It is said that if there exists an object $L'$ in $\mathcal{C}$ such that $L \otimes L' \cong \mathbf{1}$, where $\mathbf{1}$ is the (unique up to isomorphism) unit object, then $L$ is invertible.

I tried showing this myself. I believe I can show that the functors $(L \otimes -)$ and $(- \otimes L')$ acts as (quasi)-inverses on arbitrary objects $X \in \mathcal{C}$. For example, we have

$$(L \otimes -) \circ (- \otimes L')(X) = L \otimes (X \otimes L') \overset{\text{id}_{L} \otimes \psi_{X,L'}}{\xrightarrow{}} L \otimes (L' \otimes X) \overset{\phi_{L,L',X}}{\xrightarrow{}} (L \otimes L') \otimes X \overset{\delta \otimes \text{id}_{X}}{\xrightarrow{}} \mathbf{1} \otimes X \overset{l_{X}^{-1}}{\xrightarrow{}} X$$ which is a composition of isomorphisms, hence an isomorphism. Without having written it out in full, showing that $(- \otimes L') \circ (L \otimes -)$ acts as the identity should involve basically the same isomorphisms.
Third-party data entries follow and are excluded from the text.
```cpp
template <int HP_, int NHH_, int D_, unsigned D1MASK_, unsigned long long PAIRS_, int NPAIR_, int PG_, unsigned HI_ = 0, int GEMM_ = GEMM_SPLIT>
struct Spec2 {
    using J = JetSet<D1MASK_, PAIRS_, NPAIR_, HI_>;
    static constexpr unsigned HI = HI_;
    static constexpr int FAMILY = 2;
    static constexpr int GEMM = GEMM_;
    static constexpr int HP = HP_, MT = HP_ / 16, NHH = NHH_, LH = NHH_ + 1, D = D_, NPAIR = NPAIR_, PG = PG_;
    static constexpr unsigned D1MASK = D1MASK_;
    static constexpr unsigned long long PAIRS = PAIRS_;
    static constexpr int NW = (HP_ >= 128 && J::C * PG_ <= F2_NW8_MAXNG) ? F2_WAVES128 : 4;
    static constexpr int MTW = MT / NW;
    static_assert(MT % NW == 0 && MT % 4 == 0, "family 2 needs a hidden width that is a multiple of 64 (16 x waves per workgroup)");
    static constexpr int NFIRST = J::NFIRST;
    static constexpr int C = J::C;
    static constexpr int NG = C * PG_;
    static constexpr int TP = 16 * PG_;
// ... 1045 lines not shown
DEV void acc2_store(Acc2<typename S::Shape>& ac, const GroupArgs& ga, int blk, int w, float* lds) {
    constexpr int HP = S::HP, MT = S::MT, MTW = S::MTW, NHH = S::NHH, LH = S::LH, D = S::D, NG = S::NG;
    const vint lane = lane_id();
    const vint g = lane >> 4;
    const vint c = lane & vint(15);
    float* slab = ga.slabs + (size_t)blk * S::SLAB;
    float* UP = lds + S::OFF_UP;
    if (S::WBAR_REG)
        PINN_UNROLL for (int hl = 0; hl < NHH; ++hl)
            PINN_UNROLL for (int t = 0; t < MTW; ++t)
                PINN_UNROLL for (int ti = 0; ti < MT; ++ti)
                    gstore4(slab + S::O_WBAR, vint((((hl * MT + w * MTW + t) * MT + ti) * 64) * 4) + (lane << 2), ac.wbar[hl][t][ti]);
    const vbool c0 = veq(c, 0);
    auto reduce_cols = [&](vfloat v) -> vfloat {
        v = row_allsum16(v);
        return v;
    };
    PINN_UNROLL for (int t = 0; t < MTW; ++t)
        PINN_UNROLL for (int r = 0; r < 4; ++r) {
            const vint n = vint(16 * (w * MTW + t) + r) + (g << 2);
            PINN_UNROLL for (int l = 0; l < LH; ++l) gstore_masked(slab + S::O_BH + l * HP, n, reduce_cols(ac.bbar[l][t][r]), c0);
            PINN_UNROLL for (int i = 0; i < D; ++i) gstore_masked(slab + S::O_W1 + i * HP, n, reduce_cols(ac.w1bar[i][t][r]), c0);
            gstore_masked(slab + S::O_WL, n, reduce_cols(ac.wLbar[t][r]), c0);
        }
    static_assert(4 * MAX_PARAMS <= 16, "UB holds the per-wave parameter partials");
    const vbool all = vlt(lane, 64);
    float* UBp = UP + S::NW * NG * 16;
    if (w > 0 && w < PG)
        PINN_UNROLL for (int j = 0; j < MAX_PARAMS; ++j)
            lds_store(UBp, vint(w * MAX_PARAMS + j) + (lane & vint(0)), vfloat((float)wave_sum_d(ac.pbar[j], all)));
    if (PG > 1) wg_barrier();
    if (w == 0) {
        float s = (float)wave_sum_d(ac.bLbar, all);
        gstore_masked(slab + S::O_BL, vint(0), vfloat(s), veq(lane, 0));
        PINN_UNROLL for (int j = 0; j < MAX_PARAMS; ++j) {
            vfloat sp = vfloat((float)wave_sum_d(ac.pbar[j], all));
            PINN_UNROLL for (int ws = 1; ws < PG; ++ws) sp = sp + lds_load(UBp, vint(ws * MAX_PARAMS + j) + (lane & vint(0)));
            gstore_masked(slab + S::O_P, vint(j), sp, veq(lane, 0));
        }
    }
#if defined(PINN_STAMP) && !defined(PINN_EMU)
    STAMP(14)
    if ((threadIdx.x & 63) == 0)
        for (int i = 0; i < 24; ++i) reinterpret_cast<unsigned*>(slab + S::SLAB - 128)[w * 24 + i] = ac.st_acc[i];
#endif
}

template <class S, int MODE, int ACTK>
DEV void wave_main2(const GroupArgs& ga, int blk, int nblocks, int w, float* lds) {
    constexpr bool BWD = (MODE == MODE_FUSED || MODE == MODE_GRADIN || MODE == MODE_GRADREC);
    constexpr bool SUMS = (MODE == MODE_FUSED || MODE == MODE_LOSS);
    const int wave = blk * S::NW + w;
    Acc2<typename S::Shape> ac;
    acc2_init<S>(ac, ga, blk, w, BWD);
    if (SUMS)
        for (int j = 0; j < ga.nterms; ++j) ga.losspart[(size_t)wave * ga.nterms_total + ga.terms[j].term_id] = 0.0;
    wave_tiles2<S, MODE, ACTK>(ga, blk, nblocks, w, lds, ac, 0, ga.nterms, 0, ga.ntiles);
    if (SUMS && ac.cur_term >= 0)
        ga.losspart[(size_t)wave * ga.nterms_total + ga.terms[ac.cur_term].term_id] = wave_sum_dd(ac.lsum, veq(lane_id() >> 4, 0));
    if (!BWD) return;
    acc2_store<S>(ac, ga, blk, w, lds);
}

template <class S0, class S1, int ACTK, int MODE = MODE_FUSED>
DEV void wave_main2m(const GroupArgs& ga, int blk, int nblocks, int w, float* lds) {
    static_assert(same_type<typename S0::Shape, typename S1::Shape>::value, "merged launches need members of one network shape and neuron split");
    static_assert(S0::SLAB == S1::SLAB && S0::PACKED == S1::PACKED, "merged launches share the slab and the packed weight image");
    static_assert(S0::DW_NATURAL == S1::DW_NATURAL && S0::BFX_TR == S1::BFX_TR, "merged launches: one order of the dW tiles in the slab, one exchange-image layout");
    static_assert(MODE == MODE_FUSED || MODE == MODE_LOSS, "merged launches: the fused evaluation and the loss-only evaluation");
    const int wave = blk * S0::NW + w;
    Acc2<typename S0::Shape> ac;
    acc2_init<S0>(ac, ga, blk, w, MODE == MODE_FUSED);
    for (int j = 0; j < ga.nterms; ++j) ga.losspart[(size_t)wave * ga.nterms_total + ga.terms[j].term_id] = 0.0;
    wave_tiles2<S0, MODE, ACTK>(ga, blk, nblocks, w, lds, ac, 0, ga.sub_terms0, 0, ga.sub_tiles0);
    wg_barrier();
    wave_tiles2<S1, MODE, ACTK>(ga, blk, nblocks, w, lds, ac, ga.sub_terms0, ga.nterms, ga.sub_tiles0, ga.ntiles);
    if (ac.cur_term >= 0)
        ga.losspart[(size_t)wave * ga.nterms_total + ga.terms[ac.cur_term].term_id] = wave_sum_dd(ac.lsum, veq(lane_id() >> 4, 0));
    if (MODE != MODE_FUSED) return;
    wg_barrier();
    acc2_store<S0, (S0::PG > S1::PG ? S0::PG : S1::PG)>(ac, ga, blk, w, lds);
}

}
```

### neuralpde.jl_amd/csrc/spec_registry.hpp

```cpp
#pragma once
#include <condition_variable>
#include <cstring>
#include <deque>
#include <mutex>
#include <thread>
#include <vector>

#include "plat.hpp"
#include "kernel_entry.hpp"

namespace pk {

std::deque<SpecInfo>& registry();

struct PairInfo {
    SpecInfo a, b;
    int WG_PER_CU, NW, LDS_WG, SCR;
    int WG_FWD;
    void (*launch)(const GroupArgs&, int mode , int blocks, plat_stream);
};
std::deque<PairInfo>& pair_registry();

#ifdef PINN_EMU
struct EmuBarrier {
    std::mutex m;
    std::condition_variable cv;
    int count = 0, gen = 0, nwaves = 4;
    static void wait(void* p) {
        EmuBarrier* b = (EmuBarrier*)p;
        std::unique_lock<std::mutex> lk(b->m);
        const int g = b->gen;
        if (++b->count == b->nwaves) { b->count = 0; ++b->gen; b->cv.notify_all(); }
        else b->cv.wait(lk, [&] { return b->gen != g; });
    }
};
template <class S, int MODE, int ACTK>
void run_emu(const GroupArgs& ga, int blocks) {
    std::vector<float> lds((size_t)S::LDS_WG);
    for (int b = 0; b < blocks; ++b) {
        std::fill(lds.begin(), lds.end(), 0.f);
        EmuBarrier bar;
        std::thread th[4];
        for (int w = 0; w < 4; ++w)
            th[w] = std::thread([&, w] {
                wv::emu_barrier_hook = &EmuBarrier::wait;
                wv::emu_barrier_ctx = &bar;
                wave_main<S, MODE, ACTK>(ga, b, blocks, w, lds.data());
            });
        for (int w = 0; w < 4; ++w) th[w].join();
    }
}
template <class S, int ACTK>
void run_emu_train(const GroupArgs& ga, const TrainArgs& ta, int blocks) {
    std::vector<std::vector<float>> lds((size_t)blocks, std::vector<float>((size_t)S::LDS_WG, 0.f));
    std::vector<EmuBarrier> bars((size_t)blocks);
    EmuBarrier grid;
    grid.nwaves = 4 * blocks;
    std::vector<std::thread> th;
    for (int b = 0; b < blocks; ++b)
        for (int w = 0; w < 4; ++w)
            th.emplace_back([&, b, w] {
                wv::emu_barrier_hook = &EmuBarrier::wait;
                wv::emu_barrier_ctx = &bars[(size_t)b];
                wv::emu_grid_hook = &EmuBarrier::wait;
                wv::emu_grid_ctx = &grid;
                wave_train<S, ACTK>(ga, ta, b, blocks, w, lds[(size_t)b].data());
            });
    for (auto& t : th) t.join();
}
template <class S, int MODE, int ACTK>
void run_emu2(const GroupArgs& ga, int blocks) {
    std::vector<float> lds((size_t)S::LDS_WG);
    for (int b = 0; b < blocks; ++b) {
        for (auto& v : lds) v = std::nanf("");
        EmuBarrier bar;
        bar.nwaves = S::NW;
        std::thread th[S::NW];
        for (int w = 0; w < S::NW; ++w)
            th[w] = std::thread([&, w] {
                wv::emu_barrier_hook = &EmuBarrier::wait;
                wv::emu_barrier_ctx = &bar;
                wave_main2<S, MODE, ACTK>(ga, b, blocks, w, lds.data());
            });
        for (int w = 0; w < S::NW; ++w) th[w].join();
    }
}
template <class S0, class S1, int ACTK, int MODE>
void run_emu2m(const GroupArgs& ga, int blocks) {
    std::vector<float> lds((size_t)(S0::LDS_WG > S1::LDS_WG ? S0::LDS_WG : S1::LDS_WG));
    for (int b = 0; b < blocks; ++b) {
        for (auto& v : lds) v = std::nanf("");
        EmuBarrier bar;
        bar.nwaves = S0::NW;
        std::thread th[S0::NW];
        for (int w = 0; w < S0::NW; ++w)
            th[w] = std::thread([&, w] {
                wv::emu_barrier_hook = &EmuBarrier::wait;
                wv::emu_barrier_ctx = &bar;
                wave_main2m<S0, S1, ACTK, MODE>(ga, b, blocks, w, lds.data());
            });
        for (int w = 0; w < S0::NW; ++w) th[w].join();
    }
}
#define PINN_LAUNCH2(S, MODE, ACTK, ga, blocks, st) run_emu2<S, MODE, ACTK>(ga, blocks)
#define PINN_LAUNCH2M(S0, S1, ACTK, MODE, ga, blocks, st) run_emu2m<S0, S1, ACTK, MODE>(ga, blocks)
#define PINN_LAUNCH1(S, MODE, ACTK, ga, blocks, st) run_emu<S, MODE, ACTK>(ga, blocks)
#define PINN_LAUNCH_TRAIN(S, ACTK, ga, ta, blocks, st) run_emu_train<S, ACTK>(ga, ta, blocks)
#else
#define PINN_LAUNCH2(S, MODE, ACTK, ga, blocks, st) hipLaunchKernelGGL((k_wave2<S, MODE, ACTK>), dim3(blocks), dim3(64 * S::NW), 0, st, ga)
#define PINN_LAUNCH2M(S0, S1, ACTK, MODE, ga, blocks, st) hipLaunchKernelGGL((k_wave2m<S0, S1, ACTK, MODE>), dim3(blocks), dim3(64 * S0::NW), 0, st, ga)
#define PINN_LAUNCH1(S, MODE, ACTK, ga, blocks, st) hipLaunchKernelGGL((k_wave<S, MODE, ACTK>), dim3(blocks), dim3(256), 0, st, ga)
#define PINN_LAUNCH_TRAIN(S, ACTK, ga, ta, blocks, st) hipLaunchKernelGGL((k_train<S, ACTK>), dim3(blocks), dim3(256), 0, st, ga, ta)
#endif
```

However, I don't immediately see how to show that $(L \otimes -)$ and $(- \otimes L')$ composed, acts (up to isomorphism) as the identity on arbitrary morphisms $f:X \to Y$. I'd appreciate any hint/explanation.

To clarify, I want to show that if $L \otimes L' \cong \mathbf{1}$ for some object $L'$ in $\mathcal{C}$, then $X \leadsto L \otimes X$ defines an equivalence of categories.

Since functors that are faithful, full and essentially surjective defines an equivalence of categories, we could instead perhaps go by this route.

Since $L \otimes X \otimes L' \cong X$ for arbitrary $X$, we see that $X \leadsto L \otimes X$ is essentially surjective.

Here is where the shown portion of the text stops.